Intelligence Applies Ethics to Artificial Intelligence
Transparency and integrity are two key principles headlining the list of artificial intelligence (AI) ethics released by the Office of the Director of National Intelligence (ODNI). This list, released in combination with an AI ethics framework for the community, represents the first strike by the ODNI to apply guidance to the development and use of AI in the intelligence community.
The Principles of Artificial Intelligence Ethics for the Intelligence Community is brief and lists six core principles. In addition to respecting the law and acting with integrity while being transparent and accountable, AI use is to be objective and equitable; secure and resistant; informed by science and technology; and have human-centered development and use. These principles will guide AI use and development activities with the private sector, the public, the legal system and the intelligence community at large, according to the publication.
These principles buttress the Artificial Intelligence Ethics Framework for the Intelligence Community, which aims to “prevent unethical outcomes,” according to the framework. The framework is a self-described “living document,” and it calls for periodical reviews of how AI is being used to avoid “any undesired biases or unintended outcomes.”
One noteworthy aspect of the framework is that it poses many of the challenges to be addressed as questions. These would be answered by those procuring, incorporating and managing AI, and their answers would promote ethical design of AI in intelligence, states the framework.
The framework breaks down its questions into 10 query areas. “Mitigating Undesired Bias and Ensuring Objectivity” is the area that receives the greatest focus, with three paragraphs defining its importance and six questions for AI implementers. Other areas focus on understanding goals and risks; legal obligations and policy considerations governing AI data; human judgment and accountability; AI testing; accounting for AI builds, versions and evolution; documentation of purpose, parameters, limitations and design outcomes; and transparency, to include explainability and interpretability.

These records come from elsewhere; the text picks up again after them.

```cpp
extern "C" int bmc_pgemm_reduce_plain(const float* slabs, int nsplit, int G, int M, int N, float scale, float* out,
                                      bmc_stream_t stream) {
    BMC_CHECK_ARG(slabs && out && nsplit >= 1, "bmc_pgemm_reduce_plain: bad args");
    const long long total = (long long)G * M * N;
    const int blocks = (int)((total + 31) / 32 > 8192 ? 8192 : (total + 31) / 32);
    hipLaunchKernelGGL(reduce_plain_kernel, dim3(blocks), dim3(256), 0, (hipStream_t)stream, slabs, nsplit, G, M, N,
                       bmc_round_up(M, 32), bmc_round_up(N, 32), scale, out);
    BMC_CHECK_LAUNCH("bmc_pgemm_reduce_plain");
    return 0;
}
```

Measured before the change: 47.09 LR-voxel-frames/s.

## Rewrite 1x1 weight-gradient pgemm with deeper DMA ring and wide N blocks

Splits the 1x1 (TAPS==1) weight-gradient path into its own kernel body. It streams half-tiles through a 3- or 4-stage LDS ring with explicit DMA waits, replacing the old double buffer. For N>128 it has each block cover 256 output columns so the activation tile is reused across more columns. For N<=128 it splits K across two wave groups and reduces them through LDS. The aim is to hide global-load latency and raise MFMA utilisation per block, at the cost of more LDS, register pressure and a changed split heuristic in Python.

```diff
diff --git a/bmcnet-esr_amd/bmc_hip/ops.py b/bmcnet-esr_amd/bmc_hip/ops.py
--- a/bmcnet-esr_amd/bmc_hip/ops.py
+++ b/bmcnet-esr_amd/bmc_hip/ops.py
@@ -438,6 +438,10 @@
         cols = 32 if MATH == 3 else 64
         n_nblk = (npad + cols - 1) // cols
         tiles = ((H + 3) // 4) * ((W + 15) // 16)
+        target = 256
+    elif MATH == 0 and npad > 128:
+        n_nblk = (npad + 255) // 256
+        tiles = (H * W + 63) // 64
         target = 256
     else:
         n_nblk = (npad + 127) // 128
diff --git a/bmcnet-esr_amd/csrc/pgemm.hip b/bmcnet-esr_amd/csrc/pgemm.hip
--- a/bmcnet-esr_amd/csrc/pgemm.hip
+++ b/bmcnet-esr_amd/csrc/pgemm.hip
@@ -5,8 +5,9 @@
 namespace {
 
 
-template <int TAPS, int TG = TAPS, bool TAB = false>
-__global__ __launch_bounds__(512, 2) void pgemm_dma_kernel(const PgemmK a) {
+template <int TG, bool TAB>
+__device__ __forceinline__ void pgemm9_body(const PgemmK& a) {
+    constexpr int TAPS = 9;
     constexpr int HWD = PT_W + 2, HHT = PT_H + 2;
     constexpr int NHALO = TAPS == 9 ? HWD * HHT : PT;
     constexpr int XCH = TAPS == 9 ? 64 : 128;
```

One area that offers little text but plays a significant role in virtually every aspect of intelligence AI is stewardship and accountability, particularly for training data, algorithms, models, output of models and documentation. The framework declares that, before AI is deployed, it must be clear who will have the responsibility for the continued maintenance, monitoring, updating and decommissioning of the AI. Questions posed largely break down this issue into more specific areas, including who is accountable for the ethical considerations during all stages of the AI lifecycle. This area also asks who will be responsible for addressing concerns that AI no longer meets this ethical framework, and which actions that person could, or will, undertake to remedy the shortcoming. These actions could range from modifying or limiting the use of AI or even stopping it completely, the framework offers.